Hi, outlines are now imported as a dependency(#168). We now specify the outlines>=0.0.27 so that pydantic>2 is compatible with both outlines and vllm. Please let me know if there are any problems with the outlines or the dependency version.

fozziethebeat commented 7 months ago

I tried using the outlines feature and I think someone (either outlines themselves or sglang) needs to add a datasets dependency. Just doing a simple

pip install "sglang[all]"

And then trying to do the regex constrained decoding triggered a failure. Installing datasets fixed it.

rlouf commented 7 months ago

Could you paste the stack trace here?

fozziethebeat commented 7 months ago

Well, seems I can't re-create it anymore.

I am however seeing a separate problem. When running LLaVa 1.6 via

python -m sglang.launch_server --model-path liuhaotian/llava-v1.6-vicuna-7b --toke
nizer-path SurfaceData/llava-v1.6-vicuna-7b-hf --chat-template vicuna_v1.1 --port 30000

And then running the driver_pydantic_wizard_gen method in sglang/examples/usage/json_decode.py, I get the following horrific stack trace:

../aten/src/ATen/native/cuda/IndexKernel.cu:92: operator(): block: [35,0,0], thread: [102,0,0] Asser
tion `-sizes[i] <= index && index < sizes[i] && "index out of bounds"` failed.
Exception in ModelRpcClient:
Traceback (most recent call last):
  File "/home/fozziethebeat/devel/sglang/python/sglang/srt/managers/router/model_rpc.py", line 176,
in exposed_step
    self.forward_step()
  File "/home/fozziethebeat/anaconda3/envs/sglang/lib/python3.10/site-packages/torch/utils/_contextl
ib.py", line 115, in decorate_context
    return func(*args, **kwargs)
  File "/home/fozziethebeat/devel/sglang/python/sglang/srt/managers/router/model_rpc.py", line 203,
in forward_step
    self.forward_decode_batch(self.running_batch)
  File "/home/fozziethebeat/devel/sglang/python/sglang/srt/managers/router/model_rpc.py", line 491,
in forward_decode_batch
    next_token_ids, _ = batch.sample(logits)
  File "/home/fozziethebeat/devel/sglang/python/sglang/srt/managers/router/infer_batch.py", line 472
, in sample
    sampled_index = torch.multinomial(probs_sort, num_samples=1)
RuntimeError: CUDA error: device-side assert triggered
CUDA kernel errors might be asynchronously reported at some other API call, so the stacktrace below
might be incorrect.
For debugging consider passing CUDA_LAUNCH_BLOCKING=1.
Compile with `TORCH_USE_CUDA_DSA` to enable device-side assertions.

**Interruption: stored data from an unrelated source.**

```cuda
static inline int64_t ceil_div(int64_t a, int64_t b) { return (a + b - 1) / b; }

bool smem_attr_needed(const void* kernel, int device);
template <typename K>
static inline void ensure_dynamic_smem(K kernel, int bytes) {
    int dev = 0;
    IHTB_CUDA(cudaGetDevice(&dev));
    if (!smem_attr_needed(reinterpret_cast<const void*>(kernel), dev)) return;
    IHTB_CUDA(cudaFuncSetAttribute(kernel, cudaFuncAttributeMaxDynamicSharedMemorySize, bytes));
}

struct TopkFuse;
ihtb_geno* dense_new_handle(int64_t n, int64_t p, int dtype, int standardize, int32_t den = 0);
void dense_upload(ihtb_geno* g, const void* x, int64_t ld_host, int64_t j_dst, int64_t ncols);
void dense_finalize(ihtb_geno* g);
int64_t dense_stream_bytes(const ihtb_geno* g);
void dense_decode_block(const ihtb_geno* g, int64_t i0, int64_t i1, int64_t j0, int64_t j1, double* d_out);
void dense_xt_v(const ihtb_geno* g, const double* dV, int64_t m, double* dOut, cudaStream_t s, DBuf<double>* part,
                const TopkFuse* tf);
void dense_sweep_kernel_only(const ihtb_geno* g, const double* dV, DBuf<double>* part, cudaStream_t s);
void dense_x_support(const ihtb_geno* g, const int64_t* d_idx, int64_t k, const double* d_coef, int64_t m,
                     double* d_out, cudaStream_t s);
void dense_xt_gather2(const ihtb_geno* g, const int64_t* d_cols_a, int64_t n_a, const int64_t* d_cols_b, int64_t n_b,
                      const double* d_v, int64_t m, double* d_out, cudaStream_t s);
void dense_init_beta_moments(const ihtb_geno* g, const double* d_w, const double* d_wy, double* d_sx, double* d_sxx,
                             double* d_sxy, cudaStream_t s);
void dense_decode_cols(const ihtb_geno* g, const int64_t* d_cols, int64_t k, double* d_out, cudaStream_t s);
const double* geno_bound_scale(const ihtb_geno* g);
double geno_bound_coef(const ihtb_geno* g, double plink_coef);

}

enum { GENO_PLINK = 0, GENO_DENSE = 1 };

struct ihtb_geno {
    int kind = 0;
    int device = 0;
    int64_t n = 0;
    int64_t p = 0;
    int64_t j0 = 0;
    int64_t nbytes = 0;
    int64_t stride = 0;
    int64_t cs_j = 0, cs_s = 0;
    int quad = 0;
    int64_t p4 = 0;
    int center = 1, scale = 1, impute = 1;
    int sm_count = 148;
    ihtb::DBuf<uint8_t> bed;
    ihtb::DBuf<uint8_t> tern;
    int64_t tern_slabs = 0;
    ihtb::DBuf<double> mu, sinv;
    ihtb::DBuf<double> sgn;
    ihtb::DBuf<int32_t> nmiss;
    ihtb::DBuf<int64_t> miss_ptr;
    ihtb::DBuf<int32_t> miss_idx;
    int64_t total_missing = 0;
    bool ready = false;
    int dtype = 0;
    int standardize = 0;
    int32_t den = 0;
    int64_t ld = 0;
    ihtb::DBuf<uint8_t> dense;
    ihtb::DBuf<double> dscale;
    double dcoef = 0.0;
    std::shared_ptr<void> bgen_stage;
};
static inline bool geno_is_dense(const ihtb_geno* g) { return g->kind == GENO_DENSE; }

static inline void geno_require_ready(const ihtb_geno* g) {
    IHTB_CHECK(g && g->ready, IHTB_EINVAL, "genotype handle is not finalized (ihtb_geno_finalize)");
}

struct GenoView {
    const uint8_t* bed;
    int64_t cs_j, cs_s, nbytes, stride, n, p;
    int quad;
    const double* mu;
    const double* sinv;
    const int32_t* nmiss;
    int impute;
};
static inline GenoView geno_view(const ihtb_geno* g) {
    return GenoView{g->bed.p, g->cs_j, g->cs_s, g->nbytes, g->stride, g->n, g->p, g->quad, g->mu.p, g->sinv.p,
                    g->nmiss.p, g->impute};
}
__device__ __forceinline__ const uint8_t* gv_ptr(const GenoView& g, int64_t j, int64_t b) {
    if (g.quad)
        return g.bed + (b >> 7) * g.cs_s + (j >> 2) * 512 + ((b & 127) >> 2) * 16 + (j & 3) * 4 + (b & 3);
    return g.bed + j * g.cs_j + (b >> 7) * g.cs_s + (b & 127);
}

namespace ihtb {

__device__ __forceinline__ double warp_sum(double v) {
#pragma unroll
    for (int o = 16; o > 0; o >>= 1) v += __shfl_xor_sync(0xffffffffu, v, o);
    return v;
}
__device__ __forceinline__ float warp_sum(float v) {
#pragma unroll
    for (int o = 16; o > 0; o >>= 1) v += __shfl_xor_sync(0xffffffffu, v, o);
    return v;
}
__device__ __forceinline__ int warp_sum(int v) {
#pragma unroll
    for (int o = 16; o > 0; o >>= 1) v += __shfl_xor_sync(0xffffffffu, v, o);
    return v;
}

__device__ __forceinline__ double block_sum(double v, double* sh) {
    v = warp_sum(v);
    int lane = threadIdx.x & 31, w = threadIdx.x >> 5;
    __syncthreads();
    if (lane == 0) sh[w] = v;
    __syncthreads();
    int nw = (blockDim.x + 31) >> 5;
    v = (threadIdx.x < nw) ? sh[threadIdx.x] : 0.0;
    if (w == 0) v = warp_sum(v);
    return v;
}

void sweep_xt_v(const ihtb_geno* g, const double* dV, int64_t m, double* dOut, int mode, cudaStream_t s,
                double* sweep_seconds);
void x_support(const ihtb_geno* g, const int64_t* d_idx_local, int64_t k, const double* d_coef, int64_t m,
               double* d_out, cudaStream_t s);
void xt_gather(const ihtb_geno* g, const int64_t* d_cols_local, int64_t ncols, const double* d_v, int64_t m,
               const double* d_vsum , double* d_out , cudaStream_t s);
void xt_gather2(const ihtb_geno* g, const int64_t* d_cols_a, int64_t n_a, const int64_t* d_cols_b, int64_t n_b,
                const double* d_v, int64_t m, const double* d_vsum, double* d_out, cudaStream_t s, bool blocked = false);

struct TopkFuse;
void dense_xt_v(const ihtb_geno* g, const double* dV, int64_t m, double* dOut, cudaStream_t s, void* scratch_any,
                const TopkFuse* tf);
void dense_x_support(const ihtb_geno* g, const int64_t* d_idx, int64_t k, const double* d_coef, int64_t m,
                     double* d_out, cudaStream_t s);
void dense_xt_gather2(const ihtb_geno* g, const int64_t* d_cols_a, int64_t n_a, const int64_t* d_cols_b, int64_t n_b,
                      const double* d_v, int64_t m, double* d_out, cudaStream_t s);
void dense_init_beta_moments(const ihtb_geno* g, const double* d_w, const double* d_wy, double* d_sx, double* d_sxx,
                             double* d_sxy, cudaStream_t s, void* scratch_any);
void dense_decode_cols(const ihtb_geno* g, const int64_t* d_cols, int64_t k, double* d_out, cudaStream_t s);
const double* geno_bound_scale(const ihtb_geno* g);
double geno_bound_coef(const ihtb_geno* g, double plink_coef);

}
```

mendeliht.jl_b200/csrc/fit.cu:

```cuda
#include "glm.cuh"
#include "topk.cuh"
#include "comm.cuh"
#include "debias.cuh"
#include "groups.cuh"
#include "pairer.cuh"
#include <algorithm>
#include <chrono>
#include <cmath>
#include <memory>
#include <mutex>
#include <string.h>
#include <unordered_map>

namespace ihtb {
void sweep_xt_v_with_means(const ihtb_geno* g, const double* dV, const double* vbar_host, int64_t m, double* dOut,
                           int mode, cudaStream_t s, void* scratch_any, float* sweep_ms, double* d_l2 = nullptr,
                           const TopkFuse* tf = nullptr);
void* sweep_scratch_create();
void sweep_scratch_destroy(void* p);
void sweep_class_sums(const ihtb_geno* g, const double* d_v, double* d_w1, double* d_w2, double* d_wm, cudaStream_t s,
                      void* scratch_any);
}

using namespace ihtb;

static const double kFastBound = 1.0 / 262144.0;
static const double kExactBound = 1e-13;
static const double kPairBound = 3.1 / 2048.0;
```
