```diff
diff --git a/mapreduce-plonky2_amd/csrc/prover.hip b/mapreduce-plonky2_amd/csrc/prover.hip
--- a/mapreduce-plonky2_amd/csrc/prover.hip
+++ b/mapreduce-plonky2_amd/csrc/prover.hip
@@ -193,22 +193,31 @@
   for (size_t i = 0; i < m2; i++) { out[2 * i] = res[i]; out[2 * i + 1] = res[m2 + i]; }
   return 0;
 }
-int mp2g_fri_pow(mp2g_ctx* c, int variant, const uint64_t state[12], uint32_t pos, uint32_t bits, uint64_t* witness) {
-  NEED(c && state && witness, "ctx/pointers");
+int mp2g_fri_pow_batch(mp2g_ctx* c, int variant, const uint64_t* states, uint32_t count, uint32_t pos, uint32_t bits, uint64_t* witnesses) {
+  NEED(c && states && witnesses, "ctx/pointers");
   NEED(variant == 0 || variant == 1, "variant");
   NEED(pos < 8 && bits <= 32, "pos < 8, bits <= 32");
-  ChState h{};
-  for (int i = 0; i < 12; i++) h.state[i] = state[i];
-  for (uint32_t i = 0; i < pos; i++) h.in[i] = state[i];
-  h.n_in = pos;
+  NEED(count >= 1 && count <= 4096, "1 <= count <= 4096");
+  std::vector<ChState> h(count);
+  for (uint32_t b = 0; b < count; b++) {
+    h[b] = ChState{};
+    for (int i = 0; i < 12; i++) h[b].state[i] = states[12 * b + i];
+    for (uint32_t i = 0; i < pos; i++) h[b].in[i] = states[12 * b + i];
+    h[b].n_in = pos;
+  }
+  std::vector<u64> w((size_t)count * FRI_POW_STRIDE);
   DevBuf ds, dw;
-  CK(ds.alloc(sizeof(ChState)));
-  CK(dw.alloc(FRI_POW_STRIDE * sizeof(u64)));
-  CK(hipMemcpyAsync(ds.p, &h, sizeof h, hipMemcpyHostToDevice, c->stream));
-  CK(fri_pow(c->stream, variant, (const ChState*)ds.p, 1, bits, dw.p));
-  CK(hipMemcpyAsync(witness, dw.p, sizeof(u64), hipMemcpyDeviceToHost, c->stream));
+  CK(ds.alloc(count * sizeof(ChState)));
+  CK(dw.alloc(w.size() * sizeof(u64)));
+  CK(hipMemcpyAsync(ds.p, h.data(), count * sizeof(ChState), hipMemcpyHostToDevice, c->stream));
+  CK(fri_pow(c->stream, variant, (const ChState*)ds.p, count, bits, dw.p));
+  CK(hipMemcpyAsync(w.data(), dw.p, w.size() * sizeof(u64), hipMemcpyDeviceToHost, c->stream));
   CK(hipStreamSynchronize(c->stream));
-  return 0;
+  for (uint32_t b = 0; b < count; b++) witnesses[b] = w[(size_t)b * FRI_POW_STRIDE];
+  return 0;
+}
+int mp2g_fri_pow(mp2g_ctx* c, int variant, const uint64_t state[12], uint32_t pos, uint32_t bits, uint64_t* witness) {
+  return mp2g_fri_pow_batch(c, variant, state, 1, pos, bits, witness);
 }
 
 static int prover_create_impl(mp2g_ctx* c, const mp2g_fri_params* params, uint32_t batch, bool alloc_oracles, mp2g_prover** out) {
```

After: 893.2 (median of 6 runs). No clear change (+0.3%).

This repeats infinitely until I kill the server.

nivibilla commented 7 months ago

When installing from source, im still getting this error

Failed to import transformers.generation.utils because of the following error (look up to see its traceback): 'FieldInfo' object has no attribute 'required'

downgrading pydantic does fix it again

github-actions[bot] commented 2 months ago

This issue has been automatically closed due to inactivity. Please feel free to reopen it if needed.